Was ist also die Lösung? Ich selbst habe keine schnelle Antwort. Es sieht alles nach einer unmöglichen Situation aus.
Als ich darüber nachdachte, musste ich an die Israeliten zur Zeit Samuels denken: "Damals gab es in ganz Israel keinen Schmied, denn die Philister wollten verhindern, dass die Hebräer sich Schwerter oder Speere machten. … So kam es, dass am Tag des Kampfes keiner von den Männern Israels, die Saul und Jonathan folgten, ein Schwert oder einen Speer hatte. Nur Saul und sein Sohn besaßen welche. (1. Sam 13,19 & 22)

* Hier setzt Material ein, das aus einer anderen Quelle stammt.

@@ -513,11 +517,20 @@
             delete r;
             return fail(CX_E_HIP, std::string("hipStreamCreate: ") + hipGetErrorString(e));
         }
-        e = dev_malloc(&r->d_scratch, 1024);
+        e = dev_malloc(&r->d_scratch, SCRATCH_BYTES);
         if (e != hipSuccess) {
             (void)hipStreamDestroy(r->own_stream);
             delete r;
             return fail(CX_E_HIP, std::string("hipMalloc: ") + hipGetErrorString(e));
+        }
+        e = hipMemsetAsync(r->d_scratch + SCRATCH_WALK_CLAIM, 0,
+                           2 * SCRATCH_WALK_SLOTS * sizeof(uint32_t), r->own_stream);
+        if (e == hipSuccess) e = hipStreamSynchronize(r->own_stream);
+        if (e != hipSuccess) {
+            (void)hipStreamDestroy(r->own_stream);
+            (void)hipFree(r->d_scratch);
+            delete r;
+            return fail(CX_E_HIP, std::string("hipMemset: ") + hipGetErrorString(e));
         }
     }
     r->stream = r->own_stream;
@@ -1391,7 +1404,10 @@
     if (v == 5 && ring->cz_valid)
         CX_HIP(cxk::route_walk(ring->d_ring_ext, ring->d_ring, ring->n, ring->d_cz, ring->rt_l0,
                                ring->pk_ib, dsv, dsrc, reinterpret_cast<const cell128 *>(dk), q,
-                               dow, dh, dst, ring->counting ? ring->d_stats : nullptr, s));
+                               dow, dh, dst, ring->counting ? ring->d_stats : nullptr,
+                               ring->d_scratch + SCRATCH_WALK_CLAIM +
+                                   2 * (ring->walk_seq++ % SCRATCH_WALK_SLOTS),
+                               ring->walk_claim_min, s));
     else if (v == 4 && ring->tree_valid)
         CX_HIP(cxk::route_tree(ring->d_ring_ext, ring->d_ring, ring->n, ring->d_tree, ring->rt_l0,
                                ring->rt_R, ring->pk_ib, ring->d_fingers, dsrc,
@@ -2440,9 +2456,11 @@
     int rc = use_device(ring);
     if (rc) return rc;
     hipStream_t s = ring->stream;
-    if (!ring->d_stats) CX_HIP(dev_malloc(&ring->d_stats, 4 * sizeof(unsigned long long)));
+    if (!ring->d_stats)
+        CX_HIP(dev_malloc(&ring->d_stats, cxk::WK_STAT_WORDS * sizeof(unsigned long long)));
     if (enable) {
-        CX_HIP(hipMemsetAsync(ring->d_stats, 0, 4 * sizeof(unsigned long long), s));
+        CX_HIP(hipMemsetAsync(ring->d_stats, 0, cxk::WK_STAT_WORDS * sizeof(unsigned long long), s));
+        CX_HIP(hipMemsetAsync(ring->d_stats + cxk::WK_STAT_START, 0xFF, sizeof(unsigned long long), s));
         ring->counting = true;
         return CX_OK;
     }
@@ -2452,6 +2470,36 @@
     CX_HIP(hipMemcpyAsync(h, ring->d_stats, sizeof(h), hipMemcpyDeviceToHost, s));
     CX_HIP(hipStreamSynchronize(s));
     for (int k = 0; k < 4; ++k) out[k] = h[k];
+    return CX_OK;
+}
+
+int cxi_route_wave_times(cx_ring *ring, uint64_t *out, size_t cap) {
+    CX_CHECK(ring && out && cap >= 4, CX_E_INVALID, "null argument");
+    CX_CHECK(ring->d_stats != nullptr, CX_E_STATE, "counters not enabled (cxi_route_counters)");
+    int rc = use_device(ring);
+    if (rc) return rc;
+    hipStream_t s = ring->stream;
+    const size_t w = std::min(cap - 4, (size_t)cxk::WK_STAT_WAVES);
+    CX_HIP(hipMemcpyAsync(out, ring->d_stats + cxk::WK_STAT_START, 4 * sizeof(uint64_t),
+                          hipMemcpyDeviceToHost, s));
+    if (w)
+        CX_HIP(hipMemcpyAsync(out + 4, ring->d_stats + cxk::WK_STAT_END, w * sizeof(uint64_t),
+                              hipMemcpyDeviceToHost, s));
+    CX_HIP(hipStreamSynchronize(s));
+    return CX_OK;
+}
+
+int cxi_route_walk_shape(const cx_ring *ring, size_t q, uint64_t *out) {
+    CX_CHECK(ring && out, CX_E_INVALID, "null argument");
+    int rc = use_device(ring);
+    if (rc) return rc;
+    cxk::route_walk_shape(q, true, ring->walk_claim_min, out);
+    return CX_OK;
+}
+
+int cxi_route_claim_min(cx_ring *ring, size_t lookups_per_wave) {
+    CX_CHECK(ring != nullptr, CX_E_INVALID, "null ring");
+    ring->walk_claim_min = lookups_per_wave;
     return CX_OK;
 }
 
diff --git a/p2p-dhts_amd/csrc/cx_kernels.hpp b/p2p-dhts_amd/csrc/cx_kernels.hpp
--- a/p2p-dhts_amd/csrc/cx_kernels.hpp
+++ b/p2p-dhts_amd/csrc/cx_kernels.hpp
@@ -141,10 +141,14 @@
 size_t cz_build_ws_words(size_t n, int lvl_base, int nlev, uint32_t M);
 uint32_t cz2_cap();
 void cz2_set_cap(uint32_t cap);
+constexpr size_t WK_STAT_START = 4, WK_STAT_END = 8, WK_STAT_WAVES = 16384;
+constexpr size_t WK_STAT_WORDS = WK_STAT_END + WK_STAT_WAVES;
 hipError_t route_walk(const cell128 *ring_ext, const cell128 *ring, size_t n, const uint64_t *cz,
                       int l0, int ib, const SearchView &sv, const uint32_t *src,
                       const cell128 *keys, size_t q, uint32_t *owner, uint8_t *hops,
-                      uint8_t *status, unsigned long long *stats, hipStream_t s);
+                      uint8_t *status, unsigned long long *stats, uint32_t *claim,
+                      size_t claim_min, hipStream_t s);
+void route_walk_shape(size_t q, bool claim, size_t claim_min, uint64_t out[4]);
 hipError_t gather_probe(const void *table, size_t bytes, int lanes, int hops, double *rate,
                         hipStream_t s);
 hipError_t cz_build_part(const FingerView &fv, const cell128 *ring, const uint64_t *rh, size_t n,
diff --git a/p2p-dhts_amd/csrc/cx_walk.hip b/p2p-dhts_amd/csrc/cx_walk.hip
--- a/p2p-dhts_amd/csrc/cx_walk.hip
+++ b/p2p-dhts_amd/csrc/cx_walk.hip
@@ -1,3 +1,5 @@
+#include <algorithm>
+
 #include "cx_kernels.hpp"
 
 namespace cxk {
@@ -30,7 +32,20 @@
     const uint64_t *dh;
     uint64_t *res_out;
     const uint32_t *idx;
+    uint32_t *claim;
+    uint32_t cu;
+    bool stage;
 };
+
+#ifndef WK_CLAIM
+#define WK_CLAIM 512
+#endif
+static_assert(WK_CLAIM % 32 == 0, "claims are whole 32-lookup blocks");
+constexpr size_t WK_CLAIM_MIN = 4 * (size_t)WK_CLAIM;
+#ifndef WK_STAGE
+#define WK_STAGE 1
+#endif
+constexpr uint32_t WK_STG = 32;
 
 __device__ __forceinline__ uint32_t wk_expect(uint32_t n, int l) {
     const int sh = 128 - l;
@@ -55,18 +70,25 @@
     return (1ull << 63) | ((uint64_t)st << 40) | ((uint64_t)(h & 0xFF) << 32) | own;
 }
 
+#ifndef CX_WALK_WAVES
+#define CX_WALK_WAVES 7
+#endif
 #ifdef CX_WALK_WPE
 #define WK_ATTR __attribute__((amdgpu_waves_per_eu(CX_WALK_WPE)))
 #else
-#define WK_ATTR
+#define WK_ATTR __attribute__((amdgpu_waves_per_eu(STATS ? CX_WALK_WAVES : 1)))
 #endif
 
 template <bool STATS, bool KF, bool IX = false>
 __global__ __launch_bounds__(WK_BLOCK) WK_ATTR void k_walk(WalkIO io) {
     constexpr bool PACK = KF && !IX;
+    constexpr bool CL = !KF;
+    constexpr bool CLM = CL && WK_CLAIM > 0;
+    constexpr bool ST = CL && WK_STAGE;
     constexpr int RG = 260;
     __shared__ uint32_t ent_all[WK_BLOCK / 64][4 * RG];
     __shared__ uint32_t Etab[CX_FINGERS];
+    __shared__ __attribute__((aligned(16))) uint32_t stg_all[WK_BLOCK / 64][5 * WK_STG];
     const uint32_t n = io.n;
     for (int l = threadIdx.x; l < (int)CX_FINGERS; l += WK_BLOCK) Etab[l] = wk_expect(n, l) - 32768u;
     __syncthreads();
@@ -74,12 +96,17 @@
     const int lane = threadIdx.x & 63, qs = threadIdx.x & 3;
     uint32_t *ent_w = ent_all[threadIdx.x >> 6];
     const uint32_t *ent = ent_w + (lane & 3) * RG + (lane >> 2) * 16;
+    uint32_t *stg_w = stg_all[threadIdx.x >> 6];
     const size_t wave = __builtin_amdgcn_readfirstlane(
         (uint32_t)((blockIdx.x * (size_t)WK_BLOCK + threadIdx.x) >> 6));
-    const size_t base = wave * io.chunk;
-    if (base >= io.q) return;
-    const uint32_t cnt = (uint32_t)((base + io.chunk < io.q) ? io.chunk : io.q - base);
-    const size_t ab = IX ? 0 : base;
+    if (STATS && lane == 0) atomicMin(io.stats + WK_STAT_START, (unsigned long long)wall_clock64());
+    bool more = CLM && io.claim != nullptr;
+    const size_t nwaves = (size_t)gridDim.x * (WK_BLOCK / 64);
+    const size_t base = wave * (more ? (size_t)io.cu : io.chunk);
+    if (!more && base >= io.q) return;
+    const size_t csz = more ? (size_t)io.cu : io.chunk;
+    const uint32_t cnt = base >= io.q ? 0u : (uint32_t)((base + csz < io.q) ? csz : io.q - base);
+    const size_t ab = IX || CL ? 0 : base;
     uint32_t *const own_w = PACK ? nullptr : io.owner + ab;
     uint8_t *const hop_w = PACK ? nullptr : io.hops + ab;
     uint8_t *const st_w = PACK || !io.status ? nullptr : io.status + ab;
@@ -97,7 +124,10 @@
             if (st_w) st_w[o] = (uint8_t)st;
         }
     };
-    uint32_t head = 0;
+    uint32_t head = CL && cnt ? (uint32_t)base : 0u, end = head + cnt, nb = 0;
+    bool has_nb = false;
+    const bool staged = ST && io.stage;
+    uint32_t sb = 0, sn = 0, sc = 0;
 
     int mode = M_NONE, lvl = 0, rb = 0;
     uint32_t cur = 0, h = 0, pn = 0;
@@ -109,11 +139,18 @@
     u128 pkey = 0;
     uint32_t psrc = 0;
     uint64_t pd = 0;
-    uint32_t n_g64 = 0, n_r16 = 0, n_xc = 0, n_q = 0;
+    uint32_t n_xc = 0;
+    unsigned long long n_g64 = 0, n_r16 = 0, n_q = 0;
     const uint32_t arc_top = KF ? (uint32_t)(CX_FINGERS - io.Lh) * 2u * n : 0u;
 
     for (;;) {
-        if (__ballot(mode != M_NONE || bst != B_EMPTY) == 0 && head >= cnt)
+        if (CLM && head >= end && has_nb) {
+            head = nb;
+            end = (uint32_t)((size_t)nb + io.cu < io.q ? (size_t)nb + io.cu : io.q);
+            has_nb = false;
+        }
+        if (__ballot(mode != M_NONE || bst != B_EMPTY) == 0 && head >= end && !more &&
+            (!ST || sc >= sn))
             break;
 
         uint32_t eidx = WK_NONE;
@@ -127,8 +164,8 @@
                        (cur >= io.plo ? cur - io.plo : cur + n - io.plo);
         }
         if (STATS) {
-            n_g64 += mode == M_HOP;
-            n_r16 += mode == M_FIX ? 1u : (mode >= M_EXACT ? 2u : 0u);
+            n_g64 += __popcll(__ballot(mode == M_HOP));
+            n_r16 += __popcll(__ballot(mode == M_FIX)) + 2 * __popcll(__ballot(mode >= M_EXACT));
         }
         typedef unsigned int v4n __attribute__((ext_vector_type(4)));
         const bool pair_now = bst == B_KEYS;
@@ -142,8 +179,12 @@
             psrc = src_r[pq];
             bst = B_KEYS;
         }
+        const bool claim_now = CLM && more && !has_nb && end - head < 64;
+        uint32_t ck = 0;
+        if (CLM && claim_now && lane == 0)
+            ck = __hip_atomic_fetch_add(io.claim, 1u, __ATOMIC_RELAXED, __HIP_MEMORY_SCOPE_AGENT);
         {
-            const uint32_t avail = cnt - head;
+            const uint32_t avail = ST && staged ? sn - sc : end - head;
             const uint64_t want = __ballot(bst == B_EMPTY);
             const uint32_t rank = __builtin_amdgcn_mbcnt_hi(
                 (uint32_t)(want >> 32), __builtin_amdgcn_mbcnt_lo((uint32_t)want, 0u));
@@ -151,6 +192,12 @@
                 if (IX) {
                     pq = idx_r[head + rank];
                     bst = B_IDX;
+                } else if (ST && staged) {
+                    const uint32_t o = sc + rank;
+                    pq = sb + o;
+                    pkey = wk_u128(*reinterpret_cast<const v4n *>(stg_w + 4 * o));
+                    psrc = stg_w[4 * WK_STG + o];
+                    bst = B_KEYS;
                 } else {
                     pq = head + rank;
                     pkey = ld128(key_r + pq);
@@ -160,7 +207,10 @@
                 }
             }
             const uint32_t took = (uint32_t)__popcll(want);
-            head += took < avail ? took : avail;
+            if (ST && staged)
+                sc += took < avail ? took : avail;
+            else
+                head += took < avail ? took : avail;
         }
         const uint32_t ek[4] = {(uint32_t)__builtin_amdgcn_mov_dpp((int)eidx, 0x00, 0xF, 0xF, false),
                                 (uint32_t)__builtin_amdgcn_mov_dpp((int)eidx, 0x55, 0xF, 0xF, false),
@@ -178,11 +228,37 @@
             if (mode != M_FIX)
                 xb4 = *reinterpret_cast<const v4n *>(io.ring + (mode == M_FIXT ? pn : (cur + 1 == n ? 0u : cur + 1)));
         }
+        if (ST && staged && sc >= sn && head < end) {
+            asm volatile("s_waitcnt lgkmcnt(0)" ::: "memory");
+            const uint32_t m = end - head < WK_STG ? end - head : WK_STG;
+            if ((uint32_t)lane < m) {
+                __builtin_amdgcn_global_load_lds(
+                    (const __attribute__((address_space(1))) void *)(io.keys + head + lane),
+                    (__attribute__((address_space(3))) void *)stg_w, 16, 0, 2 );
+                __builtin_amdgcn_global_load_lds(
+                    (const __attribute__((address_space(1))) void *)(io.src + head + lane),
+                    (__attribute__((address_space(3))) void *)(stg_w + 4 * WK_STG), 4, 0, 2 );
+            }
+            sb = head;
+            sn = m;
+            sc = 0;
+            head += m;
+        }
         asm volatile("s_waitcnt vmcnt(0)" ::: "memory");
         __builtin_amdgcn_fence(__ATOMIC_RELEASE, "wavefront");
         __builtin_amdgcn_wave_barrier();
         __builtin_amdgcn_fence(__ATOMIC_ACQUIRE, "wavefront");
         asm volatile("" : "+v"(pa4), "+v"(pb4), "+v"(xa4), "+v"(xb4));
+        if (CLM && claim_now) {
+            asm volatile("" : "+v"(ck));
+            const size_t b = (nwaves + __builtin_amdgcn_readfirstlane(ck)) * (size_t)io.cu;
+            if (b < io.q) {
+                nb = (uint32_t)b;
+                has_nb = true;
+            } else {
+                more = false;
+            }
+        }
         const u128 pa = wk_u128(pa4), pb = wk_u128(pb4), xa = wk_u128(xa4), xb = wk_u128(xb4);
 
         if (PACK && io.dh && pair_now) {
@@ -305,13 +381,13 @@
             put(qi, own, h, st);
             mode = M_NONE;
         }
+        if (STATS) n_q += __popcll(__ballot(!plan && mode == M_NONE && bst == B_READY));
         if (!plan && mode == M_NONE && bst == B_READY) {
             bst = B_EMPTY;
             qi = pq;
             key = pkey;
             cur = psrc;
             h = 0;
-            if (STATS) ++n_q;
             if (pst == P_WALK) {
                 dmin = dmax = pd;
                 plan = true;
@@ -341,29 +417,42 @@
             }
         }
     }
+    if (CLM && io.claim != nullptr && lane == 0) {
+        const uint32_t done =
+            __hip_atomic_fetch_add(io.claim + 1, 1u, __ATOMIC_RELAXED, __HIP_MEMORY_SCOPE_AGENT);
+        if (done + 1 == (uint32_t)nwaves) {
+            __hip_atomic_exchange(io.claim, 0u, __ATOMIC_RELAXED, __HIP_MEMORY_SCOPE_AGENT);
+            __hip_atomic_exchange(io.claim + 1, 0u, __ATOMIC_RELAXED, __HIP_MEMORY_SCOPE_AGENT);
+        }
+    }
     if (STATS) {
-        uint64_t v[4] = {n_g64, n_r16, n_xc, n_q};
+        if (lane == 0) {
+            if (wave < WK_STAT_WAVES) io.stats[WK_STAT_END + wave] = wall_clock64();
+            if (wave == 0) {
+                io.stats[WK_STAT_START + 1] = nwaves;
+                io.stats[WK_STAT_START + 2] = CLM && io.claim ? io.cu : 0;
+            }
+        }
+        uint64_t xc = n_xc;
 #pragma unroll
-        for (int k = 0; k < 4; ++k) {
-#pragma unroll
-            for (int off = 32; off > 0; off >>= 1) v[k] += __shfl_xor(v[k], off, 64);
-        }
+        for (int off = 32; off > 0; off >>= 1) xc += __shfl_xor(xc, off, 64);
+        const unsigned long long v[4] = {n_g64, n_r16, xc, n_q};
         if (lane == 0)
 #pragma unroll
-            for (int k = 0; k < 4; ++k) atomicAdd(io.stats + k, (unsigned long long)v[k]);
+            for (int k = 0; k < 4; ++k) atomicAdd(io.stats + k, v[k]);
     }
 }
 
 constexpr size_t WK_MIN_PER_WAVE = 64;
-#ifndef CX_WALK_WAVES
-#define CX_WALK_WAVES 7
-#endif
+
+constexpr size_t WK_NO_PAD = ~(size_t)0;
 
 template <class K>
 size_t walk_lds_pad(K kernel) {
     hipFuncAttributes fa{};
     if (hipFuncGetAttributes(&fa, reinterpret_cast<const void *>(kernel)) != hipSuccess) return 0;
     const size_t lds = 160 * 1024, cap = lds / (CX_WALK_WAVES + 1) + 256;
+    if (fa.sharedSizeBytes > lds / CX_WALK_WAVES) return WK_NO_PAD;
     return fa.sharedSizeBytes < cap ? cap - fa.sharedSizeBytes : 0;
 }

Wenn Gott unmögliches möglich macht
Das ist, was jeder vernünftige Mensch eine "unmögliche" Situation nennen würde. Der Wendepunkt der jüdischen Geschichte kam in dieser dunklen Zeit, an einem Tag, an dem Jonathan sagte: "Komm, wir gehen zum Posten dieser Unbeschnittenen dort drüben. Vielleicht wird Jahwe etwas für uns tun, denn für ihn spielt es keine Rolle, ob wir viele oder wenige sind."
Daraufhin antwortete sein Waffenträger: "Tu, was du für richtig hältst", erwiderte sein Waffenträger, "ich bin immer dabei!" (1. Sam 14,7)
Ob bei der Teilung des Schilfmeeres oder bei Gideons Sieg über die Midianiter, wir sehen immer wieder das gleiche Muster: auf eine unmögliche Situation folgt ein großer Sieg.
In unserer Bibelstunde gehen wir gerade das Al-Massira-Programm durch, und es wird viel Wert auf Sarahs Unfruchtbarkeit gelegt, gefolgt von der Unfruchtbarkeit sowohl von Rebekka als auch von Rahel. Gott gibt sich große Mühe, Dinge unbestreitbar unmöglich zu machen, und dann handelt er.
Deshalb bin ich zwar zum Teil ratlos, aber doch nicht verzweifelt. Gott allein weiß, wie seine Lösung aussehen wird.
Jesus sagte: " Dann werdet ihr die Wahrheit erkennen, und die Wahrheit wird euch frei machen." (Johannes 8,32).
Ich habe gesehen, wie die Wahrheit tief in die Herzen einiger Somalier eingedrungen ist, und ich habe auch gesehen, wie sie befreit wurden. Gelobt sei Gott! Möge er dies auch weiterhin tun und seine Kirche unter den Somaliern errichten - wie auch immer er es will.